I have previously spoken out about Irish tech startups that don’t have revenue models that hold water. In my view companies in Ireland that think they can grow a user base without thinking seriously about revenue need to check their atlas and see just how far away Ireland is from Silicon Valley. Simply put, Irish companies do not have access to the resources necessary for this strategy and by resources I mean captial, expertise, management team, etc. Even though Weedle has some serious financial firepower behind it, I would still hold the same reservations.

Their only disclosed business model so far is pay per click business advertising and I thought it would be fun to dissect it.

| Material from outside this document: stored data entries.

+__global__ __launch_bounds__(512) __attribute__((amdgpu_waves_per_eu(1))) void fft_1p_kernel(Args1p ka) {
     using op1::M;
     using op1::RS;
     using op1::TW512;
     using op1::W128;
     extern __shared__ __attribute__((aligned(16))) float2 lds[];
     if constexpr (VFO) {
-        if (v.hist && blockIdx.x == gridDim.x - 1) {
-            (void)fir_hist_block<float2, true, false>(v.a);
+        if (ka.v.hist && blockIdx.x == gridDim.x - 1) {
+            (void)fir_hist_block<float2, true, false>(ka.v.a);
             return;
         }
     }
-    const int b = blockIdx.x, k = b >> 3;
-    const int f = 8 * (k >> 1) + (b & 7), p = k & 1, r0 = 2 * p;
-    if (f >= frames) return;
-    T1P(0);
+    const int frames = ka.frames, G = (int)gridDim.x - (VFO && ka.v.hist ? 1 : 0), items = 16 * ((frames + 7) >> 3);
+    int p = (blockIdx.x >> 3) & 1;
     constexpr bool kDma = !PAD && !(SDRGPU_1P_ABL & 1);
     constexpr bool kVfo = VFO && !(SDRGPU_1P_ABL & 4);
-    if constexpr (kVfo && !(kDma && SDRGPU_1P_EARLYDMA)) vfo_half_block(v, f, p);
-    T1P(1);
     auto tid = [] {
         int u = threadIdx.x;
         asm volatile("" : "+v"(u));
@@ -754,229 +773,284 @@
     };
     {
         const int t = threadIdx.x;
-        lds[TW512 + t] = tab[t];
-        if (t < 64) reinterpret_cast<double2*>(reinterpret_cast<char*>(lds) + op1::W128D)[t] = tab64[2048 + 32 * (r0 + (t >> 5)) + (t & 31)];
-    }
-    const float fxa = p ? -1.0f : 1.0f, fyb = p ? 1.0f : -1.0f;
-    auto combine2 = [&](const float2 (&u)[4], float2& ya, float2& yb) {
-        const float2 aa = cadd(u[0], u[2]), qa = cadd(u[1], u[3]), ab = csub(u[0], u[2]), qb = csub(u[1], u[3]);
-        ya = make_float2(fmaf(fxa, qa.x, aa.x), fmaf(fxa, qa.y, aa.y));
-        yb = make_float2(fmaf(-fyb, qb.y, ab.x), fmaf(fyb, qb.x, ab.y));
+        lds[TW512 + t] = ka.tab[t];
+        if (t < 64) reinterpret_cast<double2*>(reinterpret_cast<char*>(lds) + op1::W128D)[t] = ka.tab64[2048 + 32 * (2 * p + (t >> 5)) + (t & 31)];
+    }
+    const unsigned lim = PAD ? (unsigned)ka.nz : 65536u;
+    const __amdgpu_buffer_rsrc_t rw = brsrc(ka.win, lim * 4u);
+    constexpr int S = k1pSlots, SLOT = 24576;
+    typedef __attribute__((address_space(3))) char lchar;
+    lchar* const lds3 = (lchar*)lds;
+    unsigned ldsBase = (unsigned)(size_t)lds3;
+    int wave = __builtin_amdgcn_readfirstlane(threadIdx.x >> 6);
+    const char* gb[3];
+    unsigned goff[3], rstep[3], loff[3];
+#pragma unroll
+    for (int e = 0; e < 3; e++) {
+        const int m = 3 * wave + e;
+        const int jx = m >> 2, cx = m & 3, jw = (m - 16) >> 1, cw = (m - 16) & 1;
+        goff[e] = m < 16 ? (unsigned)(M * jx + 128 * cx) * 8u : (unsigned)(M * jw + 256 * cw) * 4u;
+        rstep[e] = m < 16 ? 512u * 8u : 512u * 4u;
+        loff[e] = m < 16 ? (unsigned)(4096 * jx + 1024 * cx) : (unsigned)(16384 + 2048 * jw + 1024 * cw);
+    }
+    auto set_rows = [&](const float2* xf, const float* w) {
+#pragma unroll
+        for (int e = 0; e < 3; e++)
+            gb[e] = (3 * wave + e < 16 ? reinterpret_cast<const char*>(xf) : reinterpret_cast<const char*>(w)) + goff[e];
     };
-    const unsigned lim = PAD ? (unsigned)nz : 65536u;
-    const __amdgpu_buffer_rsrc_t rw = brsrc(win, lim * 4u);
-    const __amdgpu_buffer_rsrc_t rx = brsrc(in + (long long)f * frameStride, lim * 8u);
-    constexpr int PB = k1pPB, NB = 32 / PB;
-    float2 za[32], zb[32];
-    float2 xv[2][PB][4];
-    float wv[2][PB][4];
-    auto issue = [&](auto bbc) {
-        constexpr int bb = decltype(bbc)::value;
-        const int t = tid();
-#pragma unroll
-        for (int ii = 0; ii < PB; ii++)
-#pragma unroll
-            for (int j = 0; j < 4; j++) {
-                const int n0 = 512 * (PB * bb + ii) + M * j;
-                if constexpr (PAD) {
-                    xv[bb & 1][ii][j] = __builtin_bit_cast(float2, __builtin_amdgcn_raw_buffer_load_b64(rx, (t + n0) * 8, 0, 0));
-                    wv[bb & 1][ii][j] = __builtin_bit_cast(float, __builtin_amdgcn_raw_buffer_load_b32(rw, (t + n0) * 4, 0, 0));
-                } else {
-                    xv[bb & 1][ii][j] = __builtin_bit_cast(float2, __builtin_amdgcn_raw_buffer_load_b64(rx, t * 8, n0 * 8, 0));
-                    wv[bb & 1][ii][j] = __builtin_bit_cast(float, __builtin_amdgcn_raw_buffer_load_b32(rw, t * 4, n0 * 4, 0));
+    auto dma = [&](auto ic) {
+        constexpr int i = decltype(ic)::value;
+        const unsigned lane16 = (unsigned)(tid() & 63) * 16u;
+#pragma unroll
+        for (int e = 0; e < 3; e++) {
+            const char* src = gb[e] + lane16;
+            gb[e] += rstep[e];
+            asm volatile("" : "+s"(gb[e]));
+            const unsigned dst = __builtin_amdgcn_readfirstlane(ldsBase + (unsigned)((i % S) * SLOT) + loff[e]);
+            unsigned keep;
+            asm volatile("s_mov_b32 %0, m0\n\ts_mov_b32 m0, %2\n\ts_nop 0\n\tglobal_load_lds_dwordx4 %1, off\n\ts_mov_b32 m0, %0"
+                         : "=&s"(keep) : "v"(src), "s"(dst) : "memory");
+        }
+    };
+    bool pre = false;
+#pragma unroll 1
+    for (int b = blockIdx.x; b < items; b += G) {
+        asm volatile("" : "+s"(b), "+s"(p));
+        if constexpr (kDma) {
+            asm volatile("" : "+s"(ldsBase), "+s"(wave));
+#pragma unroll
+            for (int e = 0; e < 3; e++) asm volatile("" : "+s"(goff[e]), "+s"(rstep[e]), "+s"(loff[e]));
+        }
+        typedef const __attribute__((address_space(4))) char kchar;
+        kchar* kp = (kchar*)__builtin_amdgcn_kernarg_segment_ptr();
+        asm volatile("" : "+s"(kp));
+        const Args1p& ia = *reinterpret_cast<const Args1p*>((const char*)kp);
+        const float2* __restrict__ in = ia.in;
+        const long long frameStride = ia.frameStride;
+        const float* __restrict__ win = ia.win;
+        const double2* __restrict__ tab64 = ia.tab64;
+        float* __restrict__ out = ia.out;
+        float* __restrict__ zpart = ia.zpart;
+        const VfoWork& v = ia.v;
+        const int f = 8 * (b >> 4) + (b & 7), r0 = 2 * p;
+        lchar* l3 = lds3;
+        asm volatile("" : "+s"(l3));
+        float2* const lds = reinterpret_cast<float2*>((char*)l3);
+        const float fxa = p ? -1.0f : 1.0f, fyb = p ? 1.0f : -1.0f;
+        auto combine2 = [&](const float2 (&u)[4], float2& ya, float2& yb) {
+            const float2 aa = cadd(u[0], u[2]), qa = cadd(u[1], u[3]), ab = csub(u[0], u[2]), qb = csub(u[1], u[3]);
+            ya = make_float2(fmaf(fxa, qa.x, aa.x), fmaf(fxa, qa.y, aa.y));
+            yb = make_float2(fmaf(-fyb, qb.y, ab.x), fmaf(fyb, qb.x, ab.y));
+        };
+        if (f >= frames) {
+            if constexpr (PAD) break;
+            continue;
+        }
+        T1P(0);
+        T1P_CU(b);
+        if constexpr (kVfo && !(kDma && SDRGPU_1P_EARLYDMA)) vfo_half_block(v, f, p);
+        T1P(1);
+        const __amdgpu_buffer_rsrc_t rx = brsrc(in + (long long)f * frameStride, lim * 8u);
+        constexpr int PB = k1pPB, NB = 32 / PB;
+        float2 za[32], zb[32];
+        float2 xv[2][PB][4];
+        float wv[2][PB][4];
+        auto issue = [&](auto bbc) {
+            constexpr int bb = decltype(bbc)::value;
+            const int t = tid();
+#pragma unroll
+            for (int ii = 0; ii < PB; ii++)
+#pragma unroll
+                for (int j = 0; j < 4; j++) {
+                    const int n0 = 512 * (PB * bb + ii) + M * j;
+                    if constexpr (PAD) {
+                        xv[bb & 1][ii][j] = __builtin_bit_cast(float2, __builtin_amdgcn_raw_buffer_load_b64(rx, (t + n0) * 8, 0, 0));
+                        wv[bb & 1][ii][j] = __builtin_bit_cast(float, __builtin_amdgcn_raw_buffer_load_b32(rw, (t + n0) * 4, 0, 0));
+                    } else {
+                        xv[bb & 1][ii][j] = __builtin_bit_cast(float2, __builtin_amdgcn_raw_buffer_load_b64(rx, t * 8, n0 * 8, 0));
+                        wv[bb & 1][ii][j] = __builtin_bit_cast(float, __builtin_amdgcn_raw_buffer_load_b32(rw, t * 4, n0 * 4, 0));
+                    }
+                }
+        };
+        auto step = [&](auto bbc) {
+            constexpr int bb = decltype(bbc)::value;
+#pragma unroll
+            for (int ii = 0; ii < PB; ii++) {
+                float2 u[4];
+#pragma unroll
+                for (int j = 0; j < 4; j++) u[j] = wmul(xv[bb & 1][ii][j], wv[bb & 1][ii][j]);
+                combine2(u, za[PB * bb + ii], zb[PB * bb + ii]);
+
+            }
+            if constexpr (bb + 2 < NB) issue(std::integral_constant<int, bb + 2>{});
+            __builtin_amdgcn_sched_barrier(0);
+        };
+        if constexpr (SDRGPU_1P_ABL & 1) {
+#pragma unroll
+            for (int i = 0; i < 32; i++) {
+                za[i] = make_float2((float)(tid() + i), (float)i);
+                zb[i] = make_float2((float)i, (float)(tid() - i));
+            }
+        } else if constexpr (PAD) {
+            issue(std::integral_constant<int, 0>{});
+            issue(std::integral_constant<int, 1>{});
+            static_for<0, NB>(step);
+        } else {
+            if (!pre) {
+                set_rows(in + (long long)f * frameStride, win);
+                static_for<0, S - 1>(dma);
+            }
+            if constexpr (kVfo && SDRGPU_1P_EARLYDMA) vfo_half_block(v, f, p);
+            if (pre) asm volatile("s_waitcnt vmcnt(0)" ::: "memory");
+            static_for<0, 32>([&](auto ic) {
+                constexpr int i = decltype(ic)::value;
+                constexpr int younger = (S - 2 < 31 - i) ? S - 2 : 31 - i;
+                asm volatile("s_waitcnt vmcnt(%0)" ::"n"(3 * younger) : "memory");
+                __builtin_amdgcn_s_barrier();
+                asm volatile("" ::: "memory");
+                if constexpr (i == 0) T1P(9);
+                if constexpr (i + S - 1 < 32) dma(std::integral_constant<int, i + S - 1>{});
+                const int t = tid();
+                const char* slot = reinterpret_cast<const char*>(lds) + (i % S) * SLOT;
+                float2 u[4];
+#pragma unroll
+                for (int j = 0; j < 4; j++) {
+                    const float2 xx = *reinterpret_cast<const float2*>(slot + 4096 * j + 8 * t);
+                    const float ww = *reinterpret_cast<const float*>(slot + 16384 + 2048 * j + 4 * t);
+                    u[j] = wmul(xx, ww);
+                }
+                combine2(u, za[i], zb[i]);
+                __builtin_amdgcn_sched_barrier(0);
+            });
+        }
+        T1P(2);
+        float* zf = ZM ? zpart + ((long long)f << 12) : nullptr;
+        const __amdgpu_buffer_rsrc_t ro = brsrc(out + ((long long)f << 16), 65536u * 4u);
+        float dA[2][16];
+        constexpr bool kEarlyW = SDRGPU_1P_EARLYW128 && VFO;
+        auto w128mul = [&](float2 (&z)[32], int hh) {
+            const double2* w128 = reinterpret_cast<const double2*>(reinterpret_cast<const char*>(lds) + op1::W128D) + 32 * hh;
+#pragma unroll
+            for (int i = 1; i < 32; i++) {
+                const double2 q = zmul(make_double2(z[i].x, z[i].y), w128[i]);
+                z[i] = make_float2((float)q.x, (float)q.y);
+            }
+        };
+        auto prefetch = [&] {
+            int bn = b + G;
+            asm volatile("" : "+s"(bn));
+            const int fn = 8 * (bn >> 4) + (bn & 7);
+            pre = bn < items && fn < frames;
+            if (pre) {
+                asm volatile("s_waitcnt lgkmcnt(0)\n\ts_barrier" ::: "memory");
+                set_rows(in + (long long)fn * frameStride, win);
+                static_for<0, S - 1>(dma);
+            }
+        };
+        auto transform = [&](auto hc, float2 (&z)[32]) {
+            constexpr int h = decltype(hc)::value;
+            const int r = r0 + h;
+            __syncthreads();
+            {
+                const int t = tid();
+                if constexpr (!(kEarlyW && h == 1)) w128mul(z, h);
+                dft32(z);
+                const double2 st = tab64[4 * t];
+                double2 ce = tab64[t * r], co = zmul(ce, st);
+                const double2 st2 = zmul(st, st);
+                float2* row = lds + pad16(t);
+                if constexpr (SDRGPU_1P_ABL & 8) {
+                    const float2 cf = make_float2((float)ce.x, (float)ce.y), sf = make_float2((float)st.x, (float)st.y);
+#pragma unroll
+                    for (int k2 = 0; k2 < 32; k2++) row[k2 * RS] = cmul(z[k2], k2 & 1 ? sf : cf);
+                } else
+#pragma unroll
+                for (int k2 = 0; k2 < 32; k2 += 2) {
+                    row[k2 * RS] = cmul(z[k2], make_float2((float)ce.x, (float)ce.y));
+                    row[(k2 + 1) * RS] = cmul(z[k2 + 1], make_float2((float)co.x, (float)co.y));
+                    if (k2 < 30) {
+                        ce = zmul(ce, st2);
+                        co = zmul(co, st2);
+                    }
                 }
             }
-    };
-    auto step = [&](auto bbc) {
-        constexpr int bb = decltype(bbc)::value;
-#pragma unroll
-        for (int ii = 0; ii < PB; ii++) {
-            float2 u[4];
-#pragma unroll
-            for (int j = 0; j < 4; j++) u[j] = wmul(xv[bb & 1][ii][j], wv[bb & 1][ii][j]);
-            combine2(u, za[PB * bb + ii], zb[PB * bb + ii]);
-
-        }
-        if constexpr (bb + 2 < NB) issue(std::integral_constant<int, bb + 2>{});
-        __builtin_amdgcn_sched_barrier(0);
-    };
-    if constexpr (SDRGPU_1P_ABL & 1) {
-#pragma unroll
-        for (int i = 0; i < 32; i++) {
-            za[i] = make_float2((float)(tid() + i), (float)i);
-            zb[i] = make_float2((float)i, (float)(tid() - i));
-        }
-    } else if constexpr (PAD) {
-        issue(std::integral_constant<int, 0>{});
-        issue(std::integral_constant<int, 1>{});
-        static_for<0, NB>(step);
-    } else {
-        constexpr int S = k1pSlots, SLOT = 24576;
-        typedef __attribute__((address_space(3))) char lchar;
-        const unsigned ldsBase = (unsigned)(size_t)(lchar*)lds;
-        const int wave = __builtin_amdgcn_readfirstlane(threadIdx.x >> 6);
-        const char* gb[3];
-        unsigned rstep[3], loff[3];
-        const float2* xf = in + (long long)f * frameStride;
-#pragma unroll
-        for (int e = 0; e < 3; e++) {
-            const int m = 3 * wave + e;
-            const int jx = m >> 2, cx = m & 3, jw = (m - 16) >> 1, cw = (m - 16) & 1;
-            gb[e] = m < 16 ? reinterpret_cast<const char*>(xf + M * jx + 128 * cx)
-                           : reinterpret_cast<const char*>(win + M * jw + 256 * cw);
-            rstep[e] = m < 16 ? 512u * 8u : 512u * 4u;
-            loff[e] = m < 16 ? (unsigned)(4096 * jx + 1024 * cx) : (unsigned)(16384 + 2048 * jw + 1024 * cw);
-        }
-        auto dma = [&](auto ic) {
-            constexpr int i = decltype(ic)::value;
-            const unsigned lane16 = (unsigned)(tid() & 63) * 16u;
-#pragma unroll
-            for (int e = 0; e < 3; e++) {
-                const char* src = gb[e] + lane16;
-                gb[e] += rstep[e];
-                asm volatile("" : "+s"(gb[e]));
-                const unsigned dst = __builtin_amdgcn_readfirstlane(ldsBase + (unsigned)((i % S) * SLOT) + loff[e]);
-                unsigned keep;
-                asm volatile("s_mov_b32 %0, m0\n\ts_mov_b32 m0, %2\n\ts_nop 0\n\tglobal_load_lds_dwordx4 %1, off\n\ts_mov_b32 m0, %0"
-                             : "=&s"(keep) : "v"(src), "s"(dst) : "memory");
+            __syncthreads();
+            if constexpr (h == 0) T1P(5);
+            {
+                const int t = tid();
+                const int k2 = t >> 4, t0 = t & 15;
+                float2 a[32];
+                const float2* src = lds + k2 * RS + t0;
+#pragma unroll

The potential revenue from PPC advertising on a site depends on 3 factors:

  1. How much advertisers are willing to pay per click.
    This is a function of the content of the page and how far down the buying cycle the typical visitor is. So an advertiser will pay more for the keyword ‘buy lcd television’ than they will for ‘compare plasma & lcd television’ because the second keyword indicates that the user is still relatively early in the buying cylce.
  2. The percentage of visitors that will click on the advert.
    This is largely dependent on how relevant the adverts are to the visitors frame of mind. An example of this is that Google can get pretty good click through rates as their visitors are actively seeking information on the subject matter, whereas Facebook gets poorer click through rates as their visitors are being interrupted from their social networking activities.
  3. The number of visitors and the volume of pages that they view.

Price per Click
This is all going to depend on how users use the service. If the platform ends up being used primarily for high end skills (legal, marketing, etc.) then Weedle should be able to get a lot per click; a ballpark figure of €1 would certainly be possible. However, if its primary use turns out to be for low skills or worse yet non-economically centered skills then their potential price per click could be as low as 10 cent.

Click Through Rates & Relevance
It is pretty easy to see how you can get the adverts to be relevant on a subject matter basis. For example, legal firms would advertise against legal skills and landscaping companies against landscaping skills. However, it would seem to be difficult to get them to match on social relevance. What I mean here is that visitors have come to Weedle specifically because they are looking to find people with the skills that they have that they are connected to. This makes advertising companies who are not part of the social network irrelevant and as a consequence click through rates will decrease.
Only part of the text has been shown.